The good news is this 2011 remake from writer-director Craig Brewer (“Hustle and Flow”, the terrific “Blake Snake Moan”) isn’t much different from the beloved 1984 original. The bad news is...well, have you watched the original in the last fifteen years or so? Yeah, so maybe there is no good news after all. The soundtrack is still great, the acting isn’t bad, but the story just doesn’t work (I also prefer watching Jennifer Beals dance to Kevin Bacon, sorry but it’s true). I don’t even think the story was terribly plausible in 1984, either. It seemed more indicative of the 1950s and Elvis the Pelvis to me. In this remake Brewer tries his best to cover for this absurd story of a hick town banning loud music, teenagers out after curfew, and dancing. I admire the ballsy opening of following up a rousing dancing session set to the Kenny Loggins title track (played again at the end by country crooner Blake Shelton in rather respectful fashion) with a car accident. It takes the wind out of the audience, who were just about set for a fun time. It does not, however make this story any less dumb-arse, and I just don’t understand what appeal it had to a normally interesting filmmaker like Brewer. I don’t want to call him a sell-out, but it sure looks like it, because the film doesn’t offer anything deep. That would be fine if not for the fact that it’s so stupid and clichéd, in addition to being a remake of an MTV-era bubblegum film. It’s actually weaker than the original, if you ask me. Look, maybe I have it wrong. Maybe some of you will tell me that hick bible-belt towns like this still exist, but I didn’t buy it as presented to me by Brewer. I didn’t believe Dennis Quaid’s humourless preacher banning everybody’s fun anymore than I believed Wormald’s fake-arse Bah-stan accent (weird that he actually is from Boston apparently), or that kids in 2011 would listen to Quiet Riot’s brilliant headbanger ‘Metal Health (Bang Your Head)’ or Deniece Williams’ infectious ‘Let’s Hear it for the Boy’. The only place you hear those songs (outside of my house) these days is in the movies. Just ‘coz they were in the original, doesn’t mean they work in 2011. I know Brewer kinda had to include them, but he didn’t need to make the movie at all if you ask me.

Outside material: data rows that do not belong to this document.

+                        interval_blocks(S, T, *U, ivals.data(), (int)ivals.size(), runs, [&](int wr, int wc, int, int mi, int, int nj) {
+                            const int64_t ns = issued_ns(K, mi, nj, U->K, false);
+                            ival_ns += ns;
+                            ival_task[{wr, wc}] += ns;
+                        });
+                    }
+                    if (ival_ns >= tile_ns) continue;
+                    if (recut == 2 &&
+                        longest(ival_task) > std::max(longest(tile_task), launch_tile_ns[(size_t)launch] / kIssueSlots))
+                        continue;
+                    const int64_t at = (int64_t)B.bounds.size();
+                    B.bounds.push_back((int32_t)ivals.size());
+                    B.bounds.insert(B.bounds.end(), ivals.begin(), ivals.end());
+                    for (size_t d = d0; d < d1; ++d) {
+                        const size_t u = (size_t)big[i + members[d].second].second;
+                        B.upd_domain[u] = kIntervalDomain + (int32_t)first + 1;
+                        B.upd_bounds[u] = at;
+                    }
+                    continue;
+                }
                 int64_t tile_ns = 0, recut_ns = 0;
                 for (size_t d = d0; d < d1; ++d) {
                     const UpdDesc& U = S.upd[big[i + members[d].second].second];
@@ -660,8 +784,6 @@
                     });
                 }
                 if (recut_ns >= tile_ns) continue;
-                const int64_t first = big[i + q].second - T.upd0;
-                if (first >= 0x7fffffff) throw std::runtime_error("schedule: too many updates of one piece");
                 for (size_t d = d0; d < d1; ++d) B.upd_domain[(size_t)big[i + members[d].second].second] = (int32_t)first + 1;
             }
             i = j;
@@ -697,6 +819,14 @@
                 return WaveEntry{U.src, (int32_t)std::max<int64_t>(U.rel, 0), U.ld, U.K, ia, ja, mi | (nj << 8) | ((U.rel < 0) << 16)};
             };
             const int64_t domain = B.upd_domain[(size_t)u];
+            if (domain >= kIntervalDomain) {
+                const int32_t* iv = &B.bounds[(size_t)B.upd_bounds[(size_t)u]];
+                interval_blocks(S, T, U, iv + 1, iv[0], runs, [&](int wr, int wc, int ia, int mi, int ja, int nj) {
+                    B.bigk.push_back(BigKeyed{(launch << 40) | B.big_tile0[t], (domain << 32) | ((int64_t)wc << 16) | wr,
+                                              entry(ia, mi, ja, nj), 1, 1});
+                });
+                continue;
+            }
             if (domain) {
                 if (U.m / kBigTile >= 0xffff) throw std::runtime_error("schedule: too many windows of one update");
                 recut_blocks(U, B.knobs.dense_strips && B.knobs.dense_mode != 0, [&](int wr, int wc, int ia, int mi, int ja, int nj, bool) {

Poor Dennis Quaid hasn’t got a chance in the preacher role, and he plays it like he completely disagrees with his character’s beliefs and actions. The character was a bit over-the-top in the original, but at least you couldn’t say John Lithgow was miscast in the role. Quaid just seems to have too much of a laidback, easygoing presence on screen and isn’t right for the part, and there’s something indefinable in his performance that suggests he knows it (Eventually Brewer seems to realise it too and lets the character off a lot easier than Lithgow was afforded). Sure, Lithgow is capable of being affable on screen, but Quaid (a good and charming actor in the right role) simply doesn’t speak bible-thumping, rock ‘n’ roll-hating preacher to me, and giving him a rationale behind his behaviour seemed tacked-on and contrived to me. Lithgow I could see hating rock music, but Quaid? Didn’t he play Jerry Lee Lewis once? I don’t blame Quaid if he didn’t believe in his character. There’s some really wonky logic going on. He and several other of the town’s adults have a supposed opposition to ‘certain kinds of music’, and based on one remark from the school principal, I’m gonna suggest they’re talking about hip-hop. Here’s the problem, though. Not even the film’s few African-American characters seem to be particularly into that thar hippity hop music. Hell, one of the film’s biggest dance routines and musical interludes is a boot scootin’ boogie (not sure whether the aforementioned African-American characters were present in this scene, though). This is Hicksville USA, not to mention a town that banned dancing and loud music several years back. I doubt Jay-Zed (Shut up, it’s Zed, not Zee!) and Snoopy Doggy Woggy are very much in this public’s discourse (though some of the dancing is probably hip-hop influenced). In fact, the Patrick Flueger character is anything but a hippity hop guy yet it doesn’t stop him from Chris Browning a girl at one point. Even heavy metal is unlikely to be on most of these people’s radars, as it’s outsider Wormald who listens to Quiet Riot. This seemed like a major oversight to me, because the music in the film seemed pretty old-fashioned and non-controversial to my ears (Brewer even throws in some of his beloved blues). Do people even boot scoot anymore? The closest we get to hip-hop is a DJ doing his best to ruin Kenny Loggins’ title track at the beginning of the film by talking over it.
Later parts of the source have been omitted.